Austin Avenue also is home for residents of three clusters of loft apartments, but downtown developer Shane Turner, who with his brother Cody runs Kress Lofts and are renovating the historic Waco Hippodrome theater, says he hasn’t heard from any tenants concerned about being shut in or out by GameDay Downtown.
“Then, again, a lot of our residents are Baylor regents and supporters connected to Baylor,” he said.
The six GameDay Downtown dates may bring the lion’s share of visitors to central Waco, but it’s not necessarily the year’s most anticipated event for downtown. That may be the reopening of the Waco Hippodrome, a historic theater in the final weeks of a $2.6 million renovation. The 100-year-old theater, built originally as a vaudeville house but used as a movie theater for much of its life, had been a focal point for downtown entertainment until its closing in 2010.
The Turner brothers purchased the Hippodrome from the Waco Performing Arts Company and are in the last stretch of retooling it into a multi-use facility that will show first-run movies Thursdays through Sundays and offer plays, concerts, standup comedy, film series and more on the remaining nights of the week. The theater will feature food service for its events, thanks to a restaurant that’s part of the building’s redesign and a key part of its business plan.
Construction delays have stretched out the Hippodrome’s renovation to more than two years, but work looks on track for an opening in late August —a time frame punctuated by the debut of McLane Stadium and GameDay Downtown.
Hippodrome programming director Melissa Green says there may be a little calendar jockeying ahead to make sure both major events get their share of the limelight.
“The Baylor stadium and us opening will be a double learning experience,” she said. “We’re going to work with our neighbors here ... but we want to have our grand opening, too.”
Green has in mind an opening that stretches over several days to showcase the multi-facted entertainment options the revamped theater will offer. Should renovation work finish early enough, a mid-August grand opening before Labor Day weekend and the first Baylor home game might be possible; if not, the theater might open with little fanfare, preferring to bump a grand opening into September to win maximum attention.

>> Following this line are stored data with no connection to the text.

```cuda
extern "C" int mopt_measure_peaks(mopt_ctx* ctx, mopt_peaks* out) try {
  MOPT_REQUIRE(ctx && out, "null argument");
  MOPT_CUDA_TRY(cudaSetDevice(ctx->device));
  std::memset(out, 0, sizeof(*out));
  cudaStream_t s = ctx->stream;
  float *d_bc = nullptr, *d_out = nullptr;
  MOPT_CUDA_TRY(cudaMalloc(&d_bc, 2 * sizeof(float)));
  MOPT_CUDA_TRY(cudaMalloc(&d_out, sizeof(float)));
  const float bc[2] = {0.999f, 1e-3f};
  MOPT_CUDA_TRY(cudaMemcpy(d_bc, bc, sizeof(bc), cudaMemcpyHostToDevice));
  constexpr int ILP = 8, THREADS = 512;
  const int grid = ctx->num_sms * 4;
  const int iters = 20000;
  const double thread_ops = double(grid) * THREADS * double(iters) * ILP;
  float ms = 0.f;
  MOPT_TRY(time_best(s, [&] { fma_peak_kernel<ILP><<<grid, THREADS, 0, s>>>(d_bc, d_out, iters); }, 5, &ms));
  out->fp32_fma_tflops = 2.0 * thread_ops / (ms * 1e-3) / 1e12;
  MOPT_TRY(time_best(s, [&] { fma2_peak_kernel<ILP><<<grid, THREADS, 0, s>>>(d_bc, d_out, iters); }, 5, &ms));
  out->fp32_fma2_tflops = 4.0 * thread_ops / (ms * 1e-3) / 1e12;
  out->issue_gwarp_inst_per_s = out->fp32_fma_tflops * 1e12 / 64.0 / 1e9;
  {
    const int64_t bytes = int64_t(2) << 30;
    float4* buf = nullptr;
    MOPT_CUDA_TRY(cudaMalloc(&buf, size_t(bytes)));
    MOPT_CUDA_TRY(cudaMemsetAsync(buf, 0, size_t(bytes), s));
    const int64_t n4 = bytes / 16;
    MOPT_TRY(time_best(s, [&] { read_peak_kernel<<<ctx->num_sms * 8, 256, 0, s>>>(buf, n4, d_out); }, 10, &ms));
    out->hbm_read_gbs = double(bytes) / (ms * 1e-3) / 1e9;
    cudaFree(buf);
  }
  cudaFree(d_bc);
  cudaFree(d_out);
  return MOPT_OK;
}
MOPT_ABI_CATCH

extern "C" int mopt_measure_h2d(mopt_ctx* ctx, uint64_t bytes, double seconds, double* gbs) try {
  MOPT_REQUIRE(ctx && gbs && bytes >= (1u << 20), "bad argument");
  MOPT_CUDA_TRY(cudaSetDevice(ctx->device));
  const size_t chunk = size_t(64) << 20;
  void *h = nullptr, *d = nullptr;
  MOPT_CUDA_TRY(cudaHostAlloc(&h, bytes, cudaHostAllocDefault));
  std::memset(h, 1, bytes);
  if (cudaMalloc(&d, bytes) != cudaSuccess) {
    cudaFreeHost(h);
    (void)cudaGetLastError();
    mopt::set_last_error("mopt_measure_h2d: out of device memory");
    return MOPT_ERR_OUT_OF_MEMORY;
  }
  cudaStream_t s = ctx->stream;
  auto sweep = [&] {
    for (size_t o = 0; o < bytes; o += chunk)
      cudaMemcpyAsync(static_cast<char*>(d) + o, static_cast<char*>(h) + o, std::min(chunk, size_t(bytes) - o),
                      cudaMemcpyHostToDevice, s);
  };
  sweep();
  MOPT_CUDA_TRY(cudaStreamSynchronize(s));
  const auto t0 = std::chrono::steady_clock::now();
  double elapsed = 0.0;
  uint64_t moved = 0;
  do {
    sweep();
    MOPT_CUDA_TRY(cudaStreamSynchronize(s));
    moved += bytes;
    elapsed = std::chrono::duration<double>(std::chrono::steady_clock::now() - t0).count();
  } while (elapsed < seconds);
  *gbs = double(moved) / elapsed / 1e9;
  cudaFree(d);
  cudaFreeHost(h);
  return MOPT_OK;
}
MOPT_ABI_CATCH
```

moptimizer_0_b200/csrc/mopt_store.cu:

```cuda
#include <cstring>

#include "mopt_internal.h"

using namespace mopt;

namespace {

template <typename HT, typename ST>
__global__ void deinterleave_kernel(const HT* __restrict__ aos, int64_t stride, int ncomp, ST* __restrict__ s0,
                                    ST* __restrict__ s1, ST* __restrict__ s2, int64_t first, int64_t count) {
  for (int64_t i = int64_t(blockIdx.x) * blockDim.x + threadIdx.x; i < count; i += int64_t(gridDim.x) * blockDim.x) {
    const HT* e = aos + i * stride;
    s0[first + i] = ST(e[0]);
    if (ncomp > 1) s1[first + i] = ST(e[1]);
    if (ncomp > 2) s2[first + i] = ST(e[2]);
  }
}

template <typename HT, typename ST>
__global__ void interleave_kernel(HT* __restrict__ aos, int ncomp, const ST* __restrict__ s0, const ST* __restrict__ s1,
                                  const ST* __restrict__ s2, int64_t first, int64_t count) {
  for (int64_t i = int64_t(blockIdx.x) * blockDim.x + threadIdx.x; i < count; i += int64_t(gridDim.x) * blockDim.x) {
    HT* e = aos + i * ncomp;
    e[0] = HT(s0[first + i]);
// ... 141 lines not shown
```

Still, she has some GameDay ideas — food specials from the Hippodrome restaurant, livestreaming of a Baylor game at the theater’s patio area, discounts to upcoming Hippodrome screening or events.

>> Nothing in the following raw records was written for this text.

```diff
+  f32x16 acc[7];
+#pragma unroll
+  for (int t = 0; t < 7; ++t) acc[t] = (f32x16)(0.f);
+
+  stamp(2);
+  if (U > 0) {
+#pragma unroll
+    for (int k = 0; k < NPIECE; ++k) issue_piece(0, 0, k);
+  }
+  stamp(3);
+  for (int u = 0; u < U; ++u) {
+    stamp(4);
+    asm volatile("s_waitcnt vmcnt(0) lgkmcnt(0)\n\ts_barrier" ::: "memory");
+    stamp(5);
+    const int sb = (u & 1) * STAGE;
+    const bool more = u + 1 < U;
+    const unsigned dyb = lds0 + sb + dyoff;
+    hd_s16x4 dl[8], dh[8], xl_[2][4], xh_[2][4];
+    auto request = [&](int s) {
+      const int hh = s / 7, b = s % 7;
+      const int base = b < 3 ? xown + 4 * b * XROWB : (b < 5 ? xex1 + 4 * (b - 3) * XROWB : xex2 + 4 * (b - 5) * XROWB);
+#pragma unroll
+      for (int i = 0; i < 4; ++i) {
+        const unsigned ad = lds0 + sb + base + i * XROWB + hh * 1024;
+        lds_tr2_issue(xl_[s & 1][i], xh_[s & 1][i], ad, ad + 256);
+      }
+    };
+#pragma unroll
+    for (int rr = 0; rr < 8; ++rr) lds_tr2_issue(dl[rr], dh[rr], dyb + rr * 2048, dyb + rr * 2048 + 256);
+    request(0);
+    bf16x8 fdy[8];
+#pragma unroll
+    for (int s = 0; s < 14; ++s) {
+      const int hh = s / 7, b = s % 7;
+      if (b >= 5 && !two) continue;
+      if (s == 7) {
+#pragma unroll
+        for (int rr = 0; rr < 8; ++rr) lds_tr2_issue(dl[rr], dh[rr], dyb + rr * 2048 + 1024, dyb + rr * 2048 + 1024 + 256);
+      }
+      lds_tr_wait();
+      bf16x8 fx[4];
+#pragma unroll
+      for (int i = 0; i < 4; ++i) fx[i] = lds_tr2_take(xl_[s & 1][i], xh_[s & 1][i]);
+      if (b == 0) {
+#pragma unroll
+        for (int rr = 0; rr < 8; ++rr) fdy[rr] = lds_tr2_take(dl[rr], dh[rr]);
+      }
+      if (b < 4 || b == 5) request(s + 1);
+      else if (b == 4) { if (two) request(s + 1); else if (hh == 0) request(7); }
+      else if (hh == 0) request(7);
+      if (more && b < 5) issue_piece(u + 1, STAGE - sb, hh * 5 + b);
+      if (b < 3) {
+#pragma unroll
+        for (int i = 0; i < 4; ++i) {
+#pragma unroll
+          for (int ky = 0; ky < 5; ++ky) {
+            const int rr = 4 * b + i - ky;
+            if (rr >= 0 && rr < 8) acc[ky] = __builtin_amdgcn_mfma_f32_32x32x16_bf16(fdy[rr], fx[i], acc[ky], 0, 0, 0);
+          }
+        }
+      } else {
+        const int t = b < 5 ? 5 : 6, r4 = 4 * ((b - 3) & 1);
+#pragma unroll
+        for (int i = 0; i < 4; ++i) acc[t] = __builtin_amdgcn_mfma_f32_32x32x16_bf16(fdy[r4 + i], fx[i], acc[t], 0, 0, 0);
+      }
+    }
+  }
+  stamp(6);
+  float* Pw = a.ws + (long)zslot * a.ws_item;
+  w8_reduce<7>(lds, acc, 4, wave, lane, tid,
+               [](int g, int j) { return j < 5 ? j * 5 + g : (j == 5 ? (g < 3 ? g * 5 + 4 : 19) : (g == 3 ? 24 : -1)); },
+               [&](int, int tap, int o, int i, f32x4 s) {
+                 if (tap >= 0) *reinterpret_cast<f32x4*>(Pw + ((long)tap * a.Cout + o0 + o) * a.Cin + i0 + i) = s;
+               });
+  stamp(7);
+#endif
+}
+
+}
```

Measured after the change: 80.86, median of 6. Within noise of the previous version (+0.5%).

Shane Turner notes that a city of more than 100,000 has plenty of people with no Baylor ties or interests.
“We’re hoping to capture them,” he said.
The initial GameDay Downtown falls in a month with two annual events with non-downtown focuses, the Margarita and Salsa Festival held Aug. 23 at Extraco Events Center and Labor Day weekend’s Westfest.
Ginsburg, whose family ran downtown Waco fixture New York Clothier for more than a century, sees GameDays joining a network of events that bring attention and people to downtown on a regular basis. He points to last spring’s coordination of Celebrate Waco, with the Art on Elm Avenue arts festival across the Brazos River and the Downtown Waco Farmers Market.
Likewise, First Fridays, a loose collection of monthly activities, specials and emphases by downtown businesses, restaurants and clubs, aims to build an entertainment-friendly atmosphere like that of Austin’s well-known Sixth Street or Dallas’ Deep Ellum.
Add GameDay Downtown and new off-football season events promised at McLane Stadium and its grounds to downtown’s current calendar, plus growing use of the Brazos River and Waco’s three riverside parks, and Waco’s river corridor may finally reach its potential.
“I call it my Yellow Brick Road,” Ginsburg said.